Part of the debate – in the Senedd at 3:47 pm on 21 June 2017.
Can I thank the committee? Obviously, I’m not a member of the committee, but I thought this was a really focused and forthright piece of work, so I’m not surprised it’s been influential already. I thank the Cabinet Secretary as well, because judging by the quoted evidence in the report, you certainly took a very open and responsive approach to the evidence that was heard there.
With regard to support for Syrian refugees in particular, I think it would be fair to observe that any government—and, you know, we’re talking about more than two Governments in this; there are several just across the continent of Europe—they had a very short time to try and manage a major displacement of people. They’re faced with a huge challenge, and with the best planning in the world, I think the early and very urgent days when demand was outstripping the capacity to meet it is—. You know, obviously it comes as a shock to us, but we need to understand that that’s almost inevitable.
But even so, John, you might remember me asking you back in September if you were going to have a look at why Wales had taken in only a 112 Syrian refugees, and 13 local authorities at that stage hadn’t taken any at all. I can see in the evidence that Unison told you that the preparedness of local authorities effectively dictated the pace of response. But I’m just wondering if the committee really got to the bottom of that, to establish why councils like Torfaen—who deserve great congratulation in this—were able to get their acts together far more quickly than other councils, because that would certainly have affected the ability of the UN and the ancillary workers to match individuals that they verified before they left Syria with the local authorities in Wales.
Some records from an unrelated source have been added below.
#ifdef PF_K3_PROFILE
DEV unsigned long long k3_stamp_now() {
    unsigned long long t;
    __builtin_amdgcn_sched_barrier(0);
    asm volatile("s_memtime %0\n\ts_waitcnt lgkmcnt(0)" : "=s"(t) :: "memory");
    __builtin_amdgcn_sched_barrier(0);
    return t;
}
#define K3_STAMP(i) do { const unsigned long long t_ = k3_stamp_now(); \
    prof_acc[i] += t_ - prof_last; prof_last = t_; } while (0)
DEV unsigned long long k3_realtime() {
    unsigned long long t;
    asm volatile("s_memrealtime %0\n\ts_waitcnt lgkmcnt(0)" : "=s"(t) :: "memory");
    return t;
}
#define K3_COUNT(i, v) do { prof_acc[i] += (v); } while (0)
#define K12_STAMP(i) do { if (threadIdx.x == 0) { const unsigned long long t_ = k3_stamp_now(); \
    d.prof[64ull * d.W + (uint64_t)w * 16 + (i)] = t_ - k12_t0; k12_t0 = t_; } } while (0)
#define K2_STAMP(i) do { if (k2acc) { const unsigned long long t_ = k3_stamp_now(); \
// ... 134 lines not shown
DEV double swap32_add_d(double x) {
    const long long b = __double_as_longlong(x);
    const auto lo = __builtin_amdgcn_permlane32_swap((uint32_t)b, (uint32_t)b, false, false);
    const auto hi = __builtin_amdgcn_permlane32_swap((uint32_t)(b >> 32), (uint32_t)(b >> 32), false, false);
    const double a = __longlong_as_double((long long)(((uint64_t)hi[0] << 32) | lo[0]));
    const double c = __longlong_as_double((long long)(((uint64_t)hi[1] << 32) | lo[1]));
    return a + c;
}
DEV double wave_group_sum_d(double x, uint32_t ncp) {
    if (ncp < 2) x = ror_add_d<1>(x);
    if (ncp < 4) x = ror_add_d<2>(x);
    if (ncp < 8) x = ror_add_d<4>(x);
    if (ncp < 16) x = ror_add_d<8>(x);
    if (ncp < 32) x = swap16_add_d(x);
    if (ncp < 64) x = swap32_add_d(x);
    return x;
}

DEV uint32_t rdl(uint32_t x, uint32_t l) { return (uint32_t)__builtin_amdgcn_readlane((int)x, (int)l); }

DEV uint64_t wave_max_u64(uint64_t x) {
#pragma unroll
    for (int o = 32; o > 0; o >>= 1) {
        uint64_t y = __shfl_xor(x, o, 64);
        x = y > x ? y : x;
    }
    return x;
}

template <int NT>
DEV uint32_t block_excl_scan(uint32_t v, uint32_t *sh, uint32_t *total) {
    const uint32_t tid = threadIdx.x, lane = tid & 63, wid = tid >> 6;
    constexpr int NW = NT / 64;
    uint32_t x = wave_incl_scan(v, lane);
    if (lane == 63) sh[wid] = x;
    __syncthreads();
    if (wid == 0) {
        uint32_t t = lane < (uint32_t)NW ? sh[lane] : 0;
        uint32_t s = wave_incl_scan(t, lane);
        if (lane < (uint32_t)NW) sh[lane] = s - t;
        if (lane == NW - 1) sh[NW] = s;
    }
    __syncthreads();
    uint32_t res = x - v + sh[wid];
    *total = sh[NW];
    __syncthreads();
    return res;
}

DEV uint64_t lb_u32(const uint32_t *a, uint64_t lo, uint64_t hi, uint32_t v) {
    while (lo < hi) {
        uint64_t mid = lo + ((hi - lo) >> 1);
        if (a[mid] < v) lo = mid + 1; else hi = mid;
    }
    return lo;
}
DEV uint64_t ub_u32(const uint32_t *a, uint64_t lo, uint64_t hi, uint32_t v) {
    while (lo < hi) {
        uint64_t mid = lo + ((hi - lo) >> 1);
        if (a[mid] <= v) lo = mid + 1; else hi = mid;
    }
    return lo;
}

DEV uint32_t next_pow2(uint32_t x) { return x <= 1 ? 1u : 1u << (32 - __clz(x - 1)); }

From the report, it seems that once the streamlined system got going, it seems to have proven to be a much better experience for those who went through it.
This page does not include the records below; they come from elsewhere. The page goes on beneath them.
# jinhojsk515/spmm

Hardware: AMD Instinct MI355X
Metric: pretrain molecules/sec (higher is better)
Workload: dtype bf16; 1 GPU; SPMM pretrain step, text 12 layers (fusion at 6) + PV 6 layers, H=768, 12 heads, queue 36864, train mode (dropout 0.1), fwd+bwd+clip+AdamW+EMA; global_batch=128, seq_len=128, parallelism=dp1, schedule=eager launches on three HIP streams, packed text rows

## Files before the change

include/spmm_hip.h:

```cpp
#ifndef SPMM_HIP_H
#define SPMM_HIP_H

#include <stdint.h>

#ifdef __HIPCC__
#include <hip/hip_runtime.h>
typedef hipStream_t spmm_stream_t;
#else
typedef void* spmm_stream_t;
#endif

#ifdef __cplusplus
extern "C" {
#endif

int spmm_version(void);
const char* spmm_last_error(void);

#define SPMM_EPI_BF16 0
#define SPMM_EPI_GELU 1
#define SPMM_EPI_F32 2
#define SPMM_EPI_F32_ATOMIC 3
#define SPMM_EPI_GELU_GRAD 4
#define SPMM_EPI_F32_ACC 5
#define SPMM_EPI_GELU_DERIV 6
#define SPMM_EPI_MUL 7

#define SPMM_GEMM_AUTO 0
#define SPMM_GEMM_K128 1
#define SPMM_GEMM_K256x128 2
#define SPMM_GEMM_K256 3
#define SPMM_GEMM_K128PC 5
#define SPMM_GEMM_K256P8 8
#define SPMM_GEMM_K256P8_TILES 9
#define SPMM_GEMM_AUTO_TILES 16
int spmm_gemm_nt(const void* A, long lda, const void* W, long ldw, int M, int N, int K, int splits, const float* bias,
                 const float* div_ptr, float alpha, const void* R, long ldr, const void* G, long ldg, void* C, long ldc,
                 void* C2, long ldc2, int epi, float* colsum, int kernel, const int* M_dev, spmm_stream_t stream);
long spmm_gemm_tn_workspace_bytes(int M, int N, int K, int splits);
int spmm_gemm_tn_splits(int M, int N, int K, int kernel);
int spmm_gemm_tn(const void* A, long lda, const void* B, long ldb, int M, int N, int K, int splits, float alpha, float* C,
                 long ldc, float* workspace, int kernel, const int* M_dev, spmm_stream_t stream);
int spmm_gemm_tn_reduce(const float* ws, int ns, int N, int K, float* C, long ldc, spmm_stream_t stream);
int spmm_colsum_bf16(const void* x, long ld, int R, int C, float* out, const int* R_dev, spmm_stream_t stream);

int spmm_attn_fwd(const void* Q, long ldq, const void* K, long ldk, const void* V, long ldv, const int* kmask,
                  const int* kv_seq, const int* q_row0, const int* q_len, const int* kv_row0, const int* kv_len, void* O,
                  long ldo, float* LSE, int nseq, int nH, int Lq, int Lkv, int causal_from, int is_cross, float dropout_p,
                  const uint64_t* seed_ptr, uint64_t seed_salt, int q_off, int kv_off, spmm_stream_t stream);
// ... 161 lines not shown
```

spmm_amd/csrc/gemm.hip:

```cpp
#include "common.h"
#include "../../include/spmm_hip.h"

namespace {

constexpr int BM = 128, BN = 128, BK = 64;
constexpr int TILE_BYTES = BM * BK * 2;
constexpr int STAGE_BYTES = 2 * TILE_BYTES;

enum Epi { EPI_BF16 = 0, EPI_GELU = 1, EPI_F32 = 2, EPI_F32_ATOMIC = 3, EPI_GELU_GRAD = 4, EPI_F32_ACC = 5, EPI_GELU_DERIV = 6, EPI_MUL = 7 };
constexpr bool epi_is_bf16(int e) { return e == EPI_BF16 || e == EPI_GELU || e == EPI_GELU_GRAD || e == EPI_GELU_DERIV || e == EPI_MUL; }

struct GemmP {
  const bf16* A; long lda;
  const bf16* W; long ldw;
  int M, N, K;
  int ksplit;
  const float* bias;
  const float* div_ptr;
  float alpha;
  const bf16* R; long ldr;
  const bf16* G; long ldg;
  void* C; long ldc;
  bf16* C2; long ldc2;
  float* colsum;
// ... 839 lines not shown
    if (p.colsum) {
#pragma unroll
      for (int e = 0; e < 8; ++e) {
        float t = cs[e];
        t += __shfl_xor(t, 8, 64);
        t += __shfl_xor(t, 16, 64);
        t += __shfl_xor(t, 32, 64);
        cs[e] = t;
      }
      if (lane < 8 && n_ok) {
#pragma unroll
        for (int e = 0; e < 8; ++e) atomicAdd(p.colsum + n + e, cs[e]);
      }
    }
  }
}
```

I can certainly see the attraction of removing the distinction between the Syrian vulnerable person resettlement scheme and the standard asylum route. I appreciate that’s not a matter for this place. But there is a question, I think, whether the distinction can be removed safely without the beginning of the process being located in, or at least very near, the country of origin. Nevertheless, I really do wish the Welsh Government’s operations board only the very best in trying to square that circle, if, in fact, there’s a circle there to be squared. It does, kind of, sit a little at odds with the concern that you raised, John, about the future of the cohesion co-ordinators. You know, it seems a little bit out of kilter, when you’re talking about equalising two systems, that that doesn’t stretch as far as the co-ordinators.
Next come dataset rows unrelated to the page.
template <int TT> __device__ __forceinline__ unsigned bop3(unsigned a, unsigned b, unsigned c) { return __builtin_amdgcn_bitop3_b32(a, b, c, TT); }
constexpr int kSelC = 0xD8;
constexpr int kAndOr = 0xEA;
constexpr int kOrAnd = 0xF8;
constexpr int kAndAndNot = 0x40;
constexpr int kReplace = 0x74;

constexpr unsigned kCoordBias = 0x4B000000u;
template <bool BIASED>
__device__ __forceinline__ void child_axis_terms(float g, float o, float inv, unsigned sgn, int c, float fh, float vs, float sv,
                                                 float& n0, float& n1, float& f0, float& f1) {
    const float fc = BIASED ? __uint_as_float((unsigned)c) - 8388608.0f : (float)c;
    const f32x2 fcc = (f32x2){ fc, fc } + (f32x2){ 0.0f, fh };
    const f32x2 lo = (f32x2){ g, g } + fcc * vs;
    const f32x2 hi = lo + sv;
    const f32x2 t1 = (lo - o) * inv;
    const f32x2 t2 = (hi - o) * inv;
    const unsigned a1x = __float_as_uint(t1.x), a2x = __float_as_uint(t2.x), a1y = __float_as_uint(t1.y), a2y = __float_as_uint(t2.y);
    n0 = __uint_as_float(bop3<kSelC>(a1x, a2x, sgn)); f0 = __uint_as_float(bop3<kSelC>(a2x, a1x, sgn));
    n1 = __uint_as_float(bop3<kSelC>(a1y, a2y, sgn)); f1 = __uint_as_float(bop3<kSelC>(a2y, a1y, sgn));
}

template <bool BIASED>
__device__ __forceinline__ void child_axis_terms_exact(float g, float o, float inv, unsigned sgn, int c, float fh, float vs, float sv,
                                                       float& n0, float& n1, float& f0, float& f1) {
    (void)fh;
    const float fc = BIASED ? __uint_as_float((unsigned)c) - 8388608.0f : (float)c;
    const float p0 = __builtin_fmaf(fc, vs, g);
    const float p1 = p0 + sv;
    const float p2 = p1 + sv;
    const f32x2 t01 = ((f32x2){ p0, p1 } - o) * inv;
    const float t2 = (p2 - o) * inv;
    const unsigned a0 = __float_as_uint(t01.x), a1 = __float_as_uint(t01.y), a2 = __float_as_uint(t2);
    n0 = __uint_as_float(bop3<kSelC>(a0, a1, sgn)); f0 = __uint_as_float(bop3<kSelC>(a1, a0, sgn));
    n1 = __uint_as_float(bop3<kSelC>(a1, a2, sgn)); f1 = __uint_as_float(bop3<kSelC>(a2, a1, sgn));
}

template <bool FOLD = true, bool BIASED = false, bool EXACT = false>
__device__ __forceinline__ unsigned child_fail_mask_fast(float gx, float gy, float gz, float vs, float ox, float oy, float oz,
                                                         float ix, float iy, float iz, unsigned sx, unsigned sy, unsigned sz,
                                                         int cx, int cy, int cz, float fh,
                                                         float clampLo = __uint_as_float(1u), float clampHi = __uint_as_float(0x7149f2c9u)) {
    const float sv = fh * vs;
    const float kEps = clampLo;
    const float kBelow1e30 = clampHi;
    float nx0, nx1, fx0, fx1, ny0, ny1, fy0, fy1, nz0, nz1, fz0, fz1;
    if (EXACT) {
        child_axis_terms_exact<BIASED>(gx, ox, ix, sx, cx, fh, vs, sv, nx0, nx1, fx0, fx1);
        child_axis_terms_exact<BIASED>(gy, oy, iy, sy, cy, fh, vs, sv, ny0, ny1, fy0, fy1);
        child_axis_terms_exact<BIASED>(gz, oz, iz, sz, cz, fh, vs, sv, nz0, nz1, fz0, fz1);
    } else {
        child_axis_terms<BIASED>(gx, ox, ix, sx, cx, fh, vs, sv, nx0, nx1, fx0, fx1);
        child_axis_terms<BIASED>(gy, oy, iy, sy, cy, fh, vs, sv, ny0, ny1, fy0, fy1);
        child_axis_terms<BIASED>(gz, oz, iz, sz, cz, fh, vs, sv, nz0, nz1, fz0, fz1);
    }
    if (FOLD) {
        asm("v_max_f32 %0, %1, %2" : "=v"(nx0) : "v"(nx0), "v"(kEps));
        asm("v_max_f32 %0, %1, %2" : "=v"(nx1) : "v"(nx1), "v"(kEps));
        asm("v_min_f32 %0, %1, %2" : "=v"(fx0) : "v"(fx0), "v"(kBelow1e30));
        asm("v_min_f32 %0, %1, %2" : "=v"(fx1) : "v"(fx1), "v"(kBelow1e30));
    }
#define RTO_D(kx, ky, kz) __float_as_uint(min3f(fx##kx, fy##ky, fz##kz) - max3f(nx##kx, ny##ky, nz##kz))
    unsigned fa = 0, fb = 0;
    fa = __builtin_amdgcn_alignbit(fa, RTO_D(1, 1, 1), 31); fb = __builtin_amdgcn_alignbit(fb, RTO_D(1, 1, 0), 31);
    fa = __builtin_amdgcn_alignbit(fa, RTO_D(0, 1, 1), 31); fb = __builtin_amdgcn_alignbit(fb, RTO_D(0, 1, 0), 31);
    fa = __builtin_amdgcn_alignbit(fa, RTO_D(1, 0, 1), 31); fb = __builtin_amdgcn_alignbit(fb, RTO_D(1, 0, 0), 31);
    fa = __builtin_amdgcn_alignbit(fa, RTO_D(0, 0, 1), 31); fb = __builtin_amdgcn_alignbit(fb, RTO_D(0, 0, 0), 31);
#undef RTO_D
    return (fa << 4) | fb;
}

The point made about the 56-day move-on period certainly caught my eye, as did the various recommendations to help with integration from the perspective of the asylum-seeking refugee, and members of the community, of course, into which they’re coming. It goes without saying, I think, that the community cohesion plan needs to get to grips with the myths that are surrounding asylum seekers and refugees—their rights, their financial support, their ability to work and so on. But I think it also needs to be really bold and unshakeable when we’re talking about children, accompanied or otherwise. Yes, there are children in Wales who have serious needs and lives that we—. We should feel culpable that we still have children living as they do, but children are children, and I don’t care where they’re from—their rights under the United Nations Convention on the Rights of the Child are rights we’ve all committed to observe. The patch of earth on which you come into this world should not really determine the level of support you can expect if you happen to find yourself a child in Wales. An unaccompanied child will have no responsibility for the decision about why they came to this country and the way in which it was done. They will probably have endured tremendous trauma before the journey had even begun. They cannot be overlooked just because a child who lives here already also has grave needs. Cabinet Secretary, it’s these later recommendations in the report that I hope have really made an impression on you, as they have on me. I recall that it was actually Leanne Wood, I think, who brought one example of a story that you’d heard about an unaccompanied child, and the horrors that they’d gone through—coming in from Calais, that was. That is a child—I don’t care where they’ve come from. Nobody should go through that experience.
I thought it was very telling, actually, that people coming to this country in chaotic circumstances often saw the acquisition of functioning English to be just as much of a priority as decent housing and access to social and financial support. The inability to communicate has to be the most isolating experience in the world. I know this is expensive, Cabinet Secretary, and I appreciate it’ll take time, but there are recommendations in this report about using students and volunteers, under professional guidance, that really might just help to speed this up a little bit. Of course—you know, co-production—let’s use some of those refugees and asylum seekers who’ve acquired some skills themselves, because their volunteering more generally is also key to improving their communication skills, their confidence, their networking and other skills that improve mental resilience, which I know we’ve spoken about before.
I’ve plenty of other words of congratulations for you, John, and the committee, but I’ll leave those for another day as I’m out of time. Thank you.